Data for this exercise:
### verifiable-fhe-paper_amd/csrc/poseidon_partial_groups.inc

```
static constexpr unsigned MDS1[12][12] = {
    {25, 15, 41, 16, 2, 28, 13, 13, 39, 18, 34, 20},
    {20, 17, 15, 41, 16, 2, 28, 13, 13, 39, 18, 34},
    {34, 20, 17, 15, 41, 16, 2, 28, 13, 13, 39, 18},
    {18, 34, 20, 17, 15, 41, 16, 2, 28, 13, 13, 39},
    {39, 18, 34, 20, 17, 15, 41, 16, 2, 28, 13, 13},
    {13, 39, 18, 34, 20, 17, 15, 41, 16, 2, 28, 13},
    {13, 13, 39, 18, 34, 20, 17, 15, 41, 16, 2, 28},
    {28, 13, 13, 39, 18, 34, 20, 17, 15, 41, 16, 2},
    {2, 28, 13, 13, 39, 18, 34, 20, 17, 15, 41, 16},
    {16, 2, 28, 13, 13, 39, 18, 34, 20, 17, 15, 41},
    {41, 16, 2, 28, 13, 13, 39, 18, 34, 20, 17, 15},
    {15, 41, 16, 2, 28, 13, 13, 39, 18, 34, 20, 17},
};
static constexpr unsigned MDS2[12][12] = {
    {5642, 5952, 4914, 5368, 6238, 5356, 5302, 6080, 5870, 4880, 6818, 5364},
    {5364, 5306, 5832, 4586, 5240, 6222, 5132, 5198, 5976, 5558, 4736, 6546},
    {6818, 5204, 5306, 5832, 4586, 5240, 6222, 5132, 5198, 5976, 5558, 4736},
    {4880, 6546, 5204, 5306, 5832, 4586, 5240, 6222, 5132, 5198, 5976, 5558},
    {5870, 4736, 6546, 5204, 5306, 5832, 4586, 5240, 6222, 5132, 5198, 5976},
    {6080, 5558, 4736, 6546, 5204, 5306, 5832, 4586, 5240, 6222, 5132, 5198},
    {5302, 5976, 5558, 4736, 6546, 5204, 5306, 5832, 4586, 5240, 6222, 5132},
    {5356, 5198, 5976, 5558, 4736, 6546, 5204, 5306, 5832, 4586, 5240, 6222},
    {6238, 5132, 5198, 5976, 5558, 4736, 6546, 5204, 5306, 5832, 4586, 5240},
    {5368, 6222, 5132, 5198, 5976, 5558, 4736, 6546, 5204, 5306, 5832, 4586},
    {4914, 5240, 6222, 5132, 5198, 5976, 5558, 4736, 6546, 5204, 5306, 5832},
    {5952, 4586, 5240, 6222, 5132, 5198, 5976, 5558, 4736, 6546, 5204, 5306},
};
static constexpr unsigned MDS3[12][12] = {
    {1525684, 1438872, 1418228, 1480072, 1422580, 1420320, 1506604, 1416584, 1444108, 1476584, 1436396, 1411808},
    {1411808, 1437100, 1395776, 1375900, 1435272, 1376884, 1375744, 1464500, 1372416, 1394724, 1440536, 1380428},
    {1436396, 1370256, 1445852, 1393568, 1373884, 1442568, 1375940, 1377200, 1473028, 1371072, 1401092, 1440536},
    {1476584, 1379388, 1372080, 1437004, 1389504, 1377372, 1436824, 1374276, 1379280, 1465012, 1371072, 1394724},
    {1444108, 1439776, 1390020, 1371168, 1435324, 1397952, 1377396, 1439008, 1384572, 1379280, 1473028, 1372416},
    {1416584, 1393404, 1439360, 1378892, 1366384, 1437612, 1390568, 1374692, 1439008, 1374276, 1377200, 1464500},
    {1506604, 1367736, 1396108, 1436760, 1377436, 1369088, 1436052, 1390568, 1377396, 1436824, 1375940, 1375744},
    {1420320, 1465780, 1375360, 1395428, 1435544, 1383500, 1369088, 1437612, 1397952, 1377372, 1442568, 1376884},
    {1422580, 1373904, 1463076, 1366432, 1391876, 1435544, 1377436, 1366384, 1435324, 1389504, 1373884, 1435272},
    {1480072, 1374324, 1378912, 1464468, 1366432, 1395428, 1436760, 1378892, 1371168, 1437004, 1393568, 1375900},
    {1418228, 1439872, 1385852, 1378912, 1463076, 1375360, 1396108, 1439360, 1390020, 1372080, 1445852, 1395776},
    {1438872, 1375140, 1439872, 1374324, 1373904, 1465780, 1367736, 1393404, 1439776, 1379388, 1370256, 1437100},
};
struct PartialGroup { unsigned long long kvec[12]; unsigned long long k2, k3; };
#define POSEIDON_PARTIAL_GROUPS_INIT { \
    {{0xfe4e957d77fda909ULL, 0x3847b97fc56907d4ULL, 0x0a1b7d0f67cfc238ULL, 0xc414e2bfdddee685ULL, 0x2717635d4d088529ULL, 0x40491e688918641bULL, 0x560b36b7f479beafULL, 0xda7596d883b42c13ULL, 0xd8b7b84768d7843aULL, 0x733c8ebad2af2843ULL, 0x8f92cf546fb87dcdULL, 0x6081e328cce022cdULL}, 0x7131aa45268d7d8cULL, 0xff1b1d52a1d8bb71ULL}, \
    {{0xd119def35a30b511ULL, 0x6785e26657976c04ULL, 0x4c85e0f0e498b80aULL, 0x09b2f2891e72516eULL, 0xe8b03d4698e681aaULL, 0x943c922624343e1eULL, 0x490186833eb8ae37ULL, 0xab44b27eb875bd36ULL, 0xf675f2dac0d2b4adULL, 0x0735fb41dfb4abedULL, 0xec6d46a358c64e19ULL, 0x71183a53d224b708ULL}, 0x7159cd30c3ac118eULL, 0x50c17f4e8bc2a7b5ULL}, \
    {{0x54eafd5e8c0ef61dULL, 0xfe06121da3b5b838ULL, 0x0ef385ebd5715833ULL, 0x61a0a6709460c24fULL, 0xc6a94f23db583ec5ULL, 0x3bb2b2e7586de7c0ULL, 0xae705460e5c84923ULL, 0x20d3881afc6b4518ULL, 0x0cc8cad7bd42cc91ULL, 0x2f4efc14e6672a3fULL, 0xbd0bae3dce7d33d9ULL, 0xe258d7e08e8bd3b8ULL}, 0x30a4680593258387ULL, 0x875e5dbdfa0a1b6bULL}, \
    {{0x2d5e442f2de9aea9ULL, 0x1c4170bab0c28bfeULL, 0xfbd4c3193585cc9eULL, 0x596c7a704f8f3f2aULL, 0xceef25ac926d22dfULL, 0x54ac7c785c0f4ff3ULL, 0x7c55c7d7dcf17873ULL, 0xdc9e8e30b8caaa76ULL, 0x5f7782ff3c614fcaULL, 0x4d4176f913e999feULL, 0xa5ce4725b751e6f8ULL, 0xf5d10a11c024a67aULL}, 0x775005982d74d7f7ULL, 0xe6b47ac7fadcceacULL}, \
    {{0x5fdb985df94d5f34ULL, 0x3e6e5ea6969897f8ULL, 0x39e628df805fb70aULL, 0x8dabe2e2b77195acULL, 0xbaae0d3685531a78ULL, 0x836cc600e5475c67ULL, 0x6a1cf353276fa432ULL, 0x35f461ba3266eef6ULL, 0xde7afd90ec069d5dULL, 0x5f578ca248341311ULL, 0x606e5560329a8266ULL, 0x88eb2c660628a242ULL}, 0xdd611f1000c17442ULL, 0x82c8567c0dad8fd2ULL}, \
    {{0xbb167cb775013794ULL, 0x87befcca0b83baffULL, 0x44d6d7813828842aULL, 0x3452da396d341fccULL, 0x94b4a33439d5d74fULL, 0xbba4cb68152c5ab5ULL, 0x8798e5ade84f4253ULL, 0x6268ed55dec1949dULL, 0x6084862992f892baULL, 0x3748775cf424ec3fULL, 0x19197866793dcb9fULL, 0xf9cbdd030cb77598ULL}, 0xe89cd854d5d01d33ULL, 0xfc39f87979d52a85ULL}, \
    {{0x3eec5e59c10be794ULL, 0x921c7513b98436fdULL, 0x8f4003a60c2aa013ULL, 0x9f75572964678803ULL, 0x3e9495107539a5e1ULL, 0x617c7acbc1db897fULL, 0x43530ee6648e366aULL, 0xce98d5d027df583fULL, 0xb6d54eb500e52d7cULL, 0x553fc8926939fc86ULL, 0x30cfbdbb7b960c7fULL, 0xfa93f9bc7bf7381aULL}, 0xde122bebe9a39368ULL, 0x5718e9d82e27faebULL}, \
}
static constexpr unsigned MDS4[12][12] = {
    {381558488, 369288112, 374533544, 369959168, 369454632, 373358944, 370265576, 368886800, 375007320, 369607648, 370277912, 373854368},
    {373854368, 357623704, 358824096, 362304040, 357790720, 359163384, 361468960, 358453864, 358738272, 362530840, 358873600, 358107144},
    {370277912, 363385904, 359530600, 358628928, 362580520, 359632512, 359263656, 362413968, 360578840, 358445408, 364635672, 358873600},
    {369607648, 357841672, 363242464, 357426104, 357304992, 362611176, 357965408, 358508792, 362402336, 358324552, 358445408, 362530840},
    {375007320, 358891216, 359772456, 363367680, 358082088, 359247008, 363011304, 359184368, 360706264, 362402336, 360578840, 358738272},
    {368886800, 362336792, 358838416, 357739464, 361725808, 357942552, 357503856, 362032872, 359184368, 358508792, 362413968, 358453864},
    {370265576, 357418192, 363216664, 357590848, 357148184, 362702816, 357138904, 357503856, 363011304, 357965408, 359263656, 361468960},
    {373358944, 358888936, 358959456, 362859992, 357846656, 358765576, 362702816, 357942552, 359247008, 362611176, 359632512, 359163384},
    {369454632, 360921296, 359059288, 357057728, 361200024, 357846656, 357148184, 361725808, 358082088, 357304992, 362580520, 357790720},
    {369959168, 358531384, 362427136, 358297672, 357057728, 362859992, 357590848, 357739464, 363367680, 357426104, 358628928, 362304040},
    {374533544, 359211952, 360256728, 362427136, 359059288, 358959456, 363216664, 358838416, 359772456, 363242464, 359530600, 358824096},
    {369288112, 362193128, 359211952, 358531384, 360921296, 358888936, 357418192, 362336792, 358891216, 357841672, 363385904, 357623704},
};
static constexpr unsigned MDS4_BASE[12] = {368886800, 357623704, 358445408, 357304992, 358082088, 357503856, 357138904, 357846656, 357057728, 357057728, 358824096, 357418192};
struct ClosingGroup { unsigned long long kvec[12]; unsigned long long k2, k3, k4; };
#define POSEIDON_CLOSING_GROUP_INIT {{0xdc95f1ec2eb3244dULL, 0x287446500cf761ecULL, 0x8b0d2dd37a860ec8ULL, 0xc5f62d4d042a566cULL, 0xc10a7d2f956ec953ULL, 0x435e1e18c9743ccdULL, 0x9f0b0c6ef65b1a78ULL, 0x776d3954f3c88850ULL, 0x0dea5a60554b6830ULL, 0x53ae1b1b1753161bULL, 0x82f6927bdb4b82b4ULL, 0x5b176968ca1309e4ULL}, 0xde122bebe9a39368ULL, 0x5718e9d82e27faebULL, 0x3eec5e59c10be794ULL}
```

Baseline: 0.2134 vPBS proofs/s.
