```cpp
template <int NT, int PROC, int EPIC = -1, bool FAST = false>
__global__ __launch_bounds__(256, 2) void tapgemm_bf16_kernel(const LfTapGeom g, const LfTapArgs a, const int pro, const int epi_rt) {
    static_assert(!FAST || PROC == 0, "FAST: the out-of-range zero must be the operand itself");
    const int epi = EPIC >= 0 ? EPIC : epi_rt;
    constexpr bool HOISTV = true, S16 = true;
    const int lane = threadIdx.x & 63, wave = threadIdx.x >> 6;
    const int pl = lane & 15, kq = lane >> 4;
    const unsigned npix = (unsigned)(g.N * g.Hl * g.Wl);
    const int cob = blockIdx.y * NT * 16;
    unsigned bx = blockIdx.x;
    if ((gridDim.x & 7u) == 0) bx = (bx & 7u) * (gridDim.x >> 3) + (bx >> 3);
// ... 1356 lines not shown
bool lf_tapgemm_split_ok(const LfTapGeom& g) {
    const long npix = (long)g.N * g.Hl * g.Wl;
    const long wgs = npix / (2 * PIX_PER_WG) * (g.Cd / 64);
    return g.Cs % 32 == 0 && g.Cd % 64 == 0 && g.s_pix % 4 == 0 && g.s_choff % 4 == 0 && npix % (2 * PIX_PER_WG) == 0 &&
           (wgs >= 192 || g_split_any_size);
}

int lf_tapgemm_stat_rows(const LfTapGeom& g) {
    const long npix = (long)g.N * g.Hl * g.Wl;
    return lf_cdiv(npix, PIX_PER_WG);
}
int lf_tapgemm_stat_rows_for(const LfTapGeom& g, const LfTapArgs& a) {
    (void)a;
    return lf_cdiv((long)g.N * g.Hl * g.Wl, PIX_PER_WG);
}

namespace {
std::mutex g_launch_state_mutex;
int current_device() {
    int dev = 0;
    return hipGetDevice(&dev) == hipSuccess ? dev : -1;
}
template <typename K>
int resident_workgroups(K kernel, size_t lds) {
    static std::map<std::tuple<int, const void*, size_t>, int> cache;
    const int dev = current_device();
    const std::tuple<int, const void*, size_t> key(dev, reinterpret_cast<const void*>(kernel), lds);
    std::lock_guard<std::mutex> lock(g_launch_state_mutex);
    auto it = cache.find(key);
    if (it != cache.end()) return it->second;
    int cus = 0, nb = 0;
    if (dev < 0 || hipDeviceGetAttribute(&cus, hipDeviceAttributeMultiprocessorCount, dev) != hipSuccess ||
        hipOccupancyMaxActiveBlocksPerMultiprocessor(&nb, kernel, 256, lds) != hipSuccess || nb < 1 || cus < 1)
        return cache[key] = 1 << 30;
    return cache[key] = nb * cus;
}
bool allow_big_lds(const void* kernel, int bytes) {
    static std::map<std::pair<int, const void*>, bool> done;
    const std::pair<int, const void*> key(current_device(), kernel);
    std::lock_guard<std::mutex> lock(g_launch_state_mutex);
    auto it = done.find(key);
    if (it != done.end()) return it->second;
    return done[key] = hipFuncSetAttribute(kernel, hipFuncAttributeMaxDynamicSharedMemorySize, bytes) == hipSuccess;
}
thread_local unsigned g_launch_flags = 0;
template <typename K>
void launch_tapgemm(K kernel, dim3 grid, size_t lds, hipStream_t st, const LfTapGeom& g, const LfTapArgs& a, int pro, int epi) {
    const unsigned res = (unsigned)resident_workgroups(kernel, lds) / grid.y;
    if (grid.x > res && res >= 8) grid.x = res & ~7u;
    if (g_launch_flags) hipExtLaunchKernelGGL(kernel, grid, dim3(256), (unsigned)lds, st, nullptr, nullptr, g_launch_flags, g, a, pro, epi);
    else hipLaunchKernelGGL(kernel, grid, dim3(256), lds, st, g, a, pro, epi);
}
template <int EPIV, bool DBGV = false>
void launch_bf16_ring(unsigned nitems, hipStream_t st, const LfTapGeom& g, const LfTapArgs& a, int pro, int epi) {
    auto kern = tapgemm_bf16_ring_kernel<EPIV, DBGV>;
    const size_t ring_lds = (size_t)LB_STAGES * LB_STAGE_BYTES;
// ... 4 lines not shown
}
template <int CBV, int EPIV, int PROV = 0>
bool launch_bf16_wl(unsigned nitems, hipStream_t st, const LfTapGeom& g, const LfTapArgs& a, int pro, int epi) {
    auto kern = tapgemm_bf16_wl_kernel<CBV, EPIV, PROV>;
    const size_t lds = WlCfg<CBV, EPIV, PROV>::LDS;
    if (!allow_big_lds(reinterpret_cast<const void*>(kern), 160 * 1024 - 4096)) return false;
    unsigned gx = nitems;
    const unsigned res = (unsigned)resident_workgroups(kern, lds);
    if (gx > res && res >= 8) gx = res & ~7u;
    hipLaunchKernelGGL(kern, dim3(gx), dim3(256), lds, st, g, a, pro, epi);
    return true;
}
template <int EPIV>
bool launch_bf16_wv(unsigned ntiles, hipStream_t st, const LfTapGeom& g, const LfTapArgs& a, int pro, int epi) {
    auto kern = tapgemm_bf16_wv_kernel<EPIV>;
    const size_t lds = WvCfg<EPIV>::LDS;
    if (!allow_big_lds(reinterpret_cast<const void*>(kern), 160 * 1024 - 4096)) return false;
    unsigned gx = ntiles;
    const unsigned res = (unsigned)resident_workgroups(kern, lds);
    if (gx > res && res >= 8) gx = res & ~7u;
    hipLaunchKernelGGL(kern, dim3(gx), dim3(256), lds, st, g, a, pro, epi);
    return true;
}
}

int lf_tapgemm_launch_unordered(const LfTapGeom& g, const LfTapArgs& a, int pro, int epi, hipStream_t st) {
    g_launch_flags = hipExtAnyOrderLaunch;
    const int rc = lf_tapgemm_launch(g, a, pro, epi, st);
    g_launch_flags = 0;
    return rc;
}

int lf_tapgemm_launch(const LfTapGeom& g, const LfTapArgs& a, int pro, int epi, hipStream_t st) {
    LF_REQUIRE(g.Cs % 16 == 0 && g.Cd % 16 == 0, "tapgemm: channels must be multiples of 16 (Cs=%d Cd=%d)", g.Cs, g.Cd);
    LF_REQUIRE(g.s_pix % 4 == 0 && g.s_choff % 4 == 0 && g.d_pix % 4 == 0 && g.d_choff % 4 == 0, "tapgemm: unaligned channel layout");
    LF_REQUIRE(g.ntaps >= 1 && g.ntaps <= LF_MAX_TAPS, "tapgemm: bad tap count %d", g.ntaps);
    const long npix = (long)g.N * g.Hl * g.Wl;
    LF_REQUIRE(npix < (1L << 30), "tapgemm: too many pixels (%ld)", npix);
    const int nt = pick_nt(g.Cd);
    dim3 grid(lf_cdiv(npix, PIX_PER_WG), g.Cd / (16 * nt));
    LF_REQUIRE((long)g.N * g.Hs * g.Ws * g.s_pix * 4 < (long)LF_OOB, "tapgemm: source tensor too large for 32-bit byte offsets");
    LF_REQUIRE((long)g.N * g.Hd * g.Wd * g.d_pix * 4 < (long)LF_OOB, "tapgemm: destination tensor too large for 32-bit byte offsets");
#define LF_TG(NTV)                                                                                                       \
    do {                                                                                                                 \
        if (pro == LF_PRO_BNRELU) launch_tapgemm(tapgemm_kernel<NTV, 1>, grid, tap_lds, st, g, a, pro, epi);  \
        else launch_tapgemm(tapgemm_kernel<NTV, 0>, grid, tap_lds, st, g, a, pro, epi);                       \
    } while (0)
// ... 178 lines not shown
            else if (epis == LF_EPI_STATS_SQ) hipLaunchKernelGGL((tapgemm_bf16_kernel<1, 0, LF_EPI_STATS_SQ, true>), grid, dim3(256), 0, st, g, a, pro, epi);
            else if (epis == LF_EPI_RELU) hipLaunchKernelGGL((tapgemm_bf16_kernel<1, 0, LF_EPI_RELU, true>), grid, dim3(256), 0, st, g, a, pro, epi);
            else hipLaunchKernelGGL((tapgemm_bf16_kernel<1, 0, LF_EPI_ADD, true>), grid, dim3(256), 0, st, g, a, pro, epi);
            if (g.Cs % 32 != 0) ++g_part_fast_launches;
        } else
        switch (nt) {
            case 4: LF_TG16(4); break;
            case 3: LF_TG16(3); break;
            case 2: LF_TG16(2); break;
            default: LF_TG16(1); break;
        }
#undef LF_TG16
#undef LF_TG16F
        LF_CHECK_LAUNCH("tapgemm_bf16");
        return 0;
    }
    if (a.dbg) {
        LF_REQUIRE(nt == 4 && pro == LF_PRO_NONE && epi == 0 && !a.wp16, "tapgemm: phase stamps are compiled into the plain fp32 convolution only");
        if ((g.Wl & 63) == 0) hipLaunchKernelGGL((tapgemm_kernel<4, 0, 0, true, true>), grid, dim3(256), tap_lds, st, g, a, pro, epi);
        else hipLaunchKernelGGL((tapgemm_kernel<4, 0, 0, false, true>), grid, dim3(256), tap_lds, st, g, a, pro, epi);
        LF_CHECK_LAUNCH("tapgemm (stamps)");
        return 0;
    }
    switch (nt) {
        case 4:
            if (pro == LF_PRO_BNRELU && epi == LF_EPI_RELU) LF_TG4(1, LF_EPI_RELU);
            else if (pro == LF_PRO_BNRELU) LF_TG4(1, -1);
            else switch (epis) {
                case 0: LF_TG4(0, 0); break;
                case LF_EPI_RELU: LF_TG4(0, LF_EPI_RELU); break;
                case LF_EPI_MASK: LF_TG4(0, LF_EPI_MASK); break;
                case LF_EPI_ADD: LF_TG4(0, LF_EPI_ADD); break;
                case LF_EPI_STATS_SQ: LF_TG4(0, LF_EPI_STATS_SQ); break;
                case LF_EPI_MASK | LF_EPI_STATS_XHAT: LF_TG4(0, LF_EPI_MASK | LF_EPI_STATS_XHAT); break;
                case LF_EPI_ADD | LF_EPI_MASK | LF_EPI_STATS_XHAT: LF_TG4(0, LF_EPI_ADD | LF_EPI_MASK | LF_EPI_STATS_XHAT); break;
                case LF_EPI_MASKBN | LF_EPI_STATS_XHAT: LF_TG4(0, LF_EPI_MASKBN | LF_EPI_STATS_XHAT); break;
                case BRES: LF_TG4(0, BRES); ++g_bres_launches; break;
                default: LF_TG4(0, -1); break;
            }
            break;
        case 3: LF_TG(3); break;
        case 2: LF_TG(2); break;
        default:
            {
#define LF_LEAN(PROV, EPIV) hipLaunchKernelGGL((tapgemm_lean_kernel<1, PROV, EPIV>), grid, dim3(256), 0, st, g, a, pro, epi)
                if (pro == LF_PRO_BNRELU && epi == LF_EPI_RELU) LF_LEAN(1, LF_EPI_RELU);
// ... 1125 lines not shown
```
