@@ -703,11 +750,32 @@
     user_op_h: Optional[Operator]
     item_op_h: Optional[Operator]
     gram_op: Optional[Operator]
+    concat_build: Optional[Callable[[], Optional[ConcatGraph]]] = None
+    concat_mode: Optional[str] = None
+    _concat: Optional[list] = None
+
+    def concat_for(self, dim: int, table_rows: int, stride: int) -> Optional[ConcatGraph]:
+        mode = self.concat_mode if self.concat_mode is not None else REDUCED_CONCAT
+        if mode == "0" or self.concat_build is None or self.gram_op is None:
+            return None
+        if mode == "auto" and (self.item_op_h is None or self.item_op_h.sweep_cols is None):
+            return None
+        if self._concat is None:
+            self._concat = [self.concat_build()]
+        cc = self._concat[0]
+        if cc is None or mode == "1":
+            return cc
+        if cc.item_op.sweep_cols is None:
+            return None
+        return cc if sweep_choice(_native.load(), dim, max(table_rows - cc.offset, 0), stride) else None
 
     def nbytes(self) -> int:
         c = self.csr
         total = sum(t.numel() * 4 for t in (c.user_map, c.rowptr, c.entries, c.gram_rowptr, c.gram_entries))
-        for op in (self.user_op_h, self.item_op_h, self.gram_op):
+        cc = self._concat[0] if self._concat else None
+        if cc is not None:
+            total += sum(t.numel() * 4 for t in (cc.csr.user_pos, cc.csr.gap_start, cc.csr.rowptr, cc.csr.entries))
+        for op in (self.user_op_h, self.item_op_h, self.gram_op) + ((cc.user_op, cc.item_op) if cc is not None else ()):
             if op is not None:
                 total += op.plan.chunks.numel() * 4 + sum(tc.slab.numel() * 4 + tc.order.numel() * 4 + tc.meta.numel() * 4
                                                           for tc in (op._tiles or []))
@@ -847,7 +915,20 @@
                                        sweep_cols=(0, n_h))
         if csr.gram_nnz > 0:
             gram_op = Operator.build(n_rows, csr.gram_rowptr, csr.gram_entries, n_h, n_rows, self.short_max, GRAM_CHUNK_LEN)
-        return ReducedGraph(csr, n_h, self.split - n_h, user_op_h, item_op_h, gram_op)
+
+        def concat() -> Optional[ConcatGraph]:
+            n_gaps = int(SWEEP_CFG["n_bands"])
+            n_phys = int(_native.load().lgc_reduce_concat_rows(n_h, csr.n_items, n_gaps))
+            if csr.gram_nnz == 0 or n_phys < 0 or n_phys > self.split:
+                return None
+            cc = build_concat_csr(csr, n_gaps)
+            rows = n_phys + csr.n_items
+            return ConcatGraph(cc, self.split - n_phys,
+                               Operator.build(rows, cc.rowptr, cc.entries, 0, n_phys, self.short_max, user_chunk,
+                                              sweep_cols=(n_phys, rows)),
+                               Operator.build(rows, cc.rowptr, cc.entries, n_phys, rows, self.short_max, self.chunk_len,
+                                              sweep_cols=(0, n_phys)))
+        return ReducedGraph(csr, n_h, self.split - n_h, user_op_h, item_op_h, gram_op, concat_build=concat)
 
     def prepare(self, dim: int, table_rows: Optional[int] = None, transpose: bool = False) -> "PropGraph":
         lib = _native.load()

Exercise: Among the entries above, the line containing "cc.csr.gap_start, cc.csr.rowptr, cc.csr.entries))", the line containing "total += op.plan.chunks.numel()", and all lines between them are to be restated word for word; nothing else belongs in the reply.

Written reply:
+            total += sum(t.numel() * 4 for t in (cc.csr.user_pos, cc.csr.gap_start, cc.csr.rowptr, cc.csr.entries))
+        for op in (self.user_op_h, self.item_op_h, self.gram_op) + ((cc.user_op, cc.item_op) if cc is not None else ()):
             if op is not None:
                 total += op.plan.chunks.numel() * 4 + sum(tc.slab.numel() * 4 + tc.order.numel() * 4 + tc.meta.numel() * 4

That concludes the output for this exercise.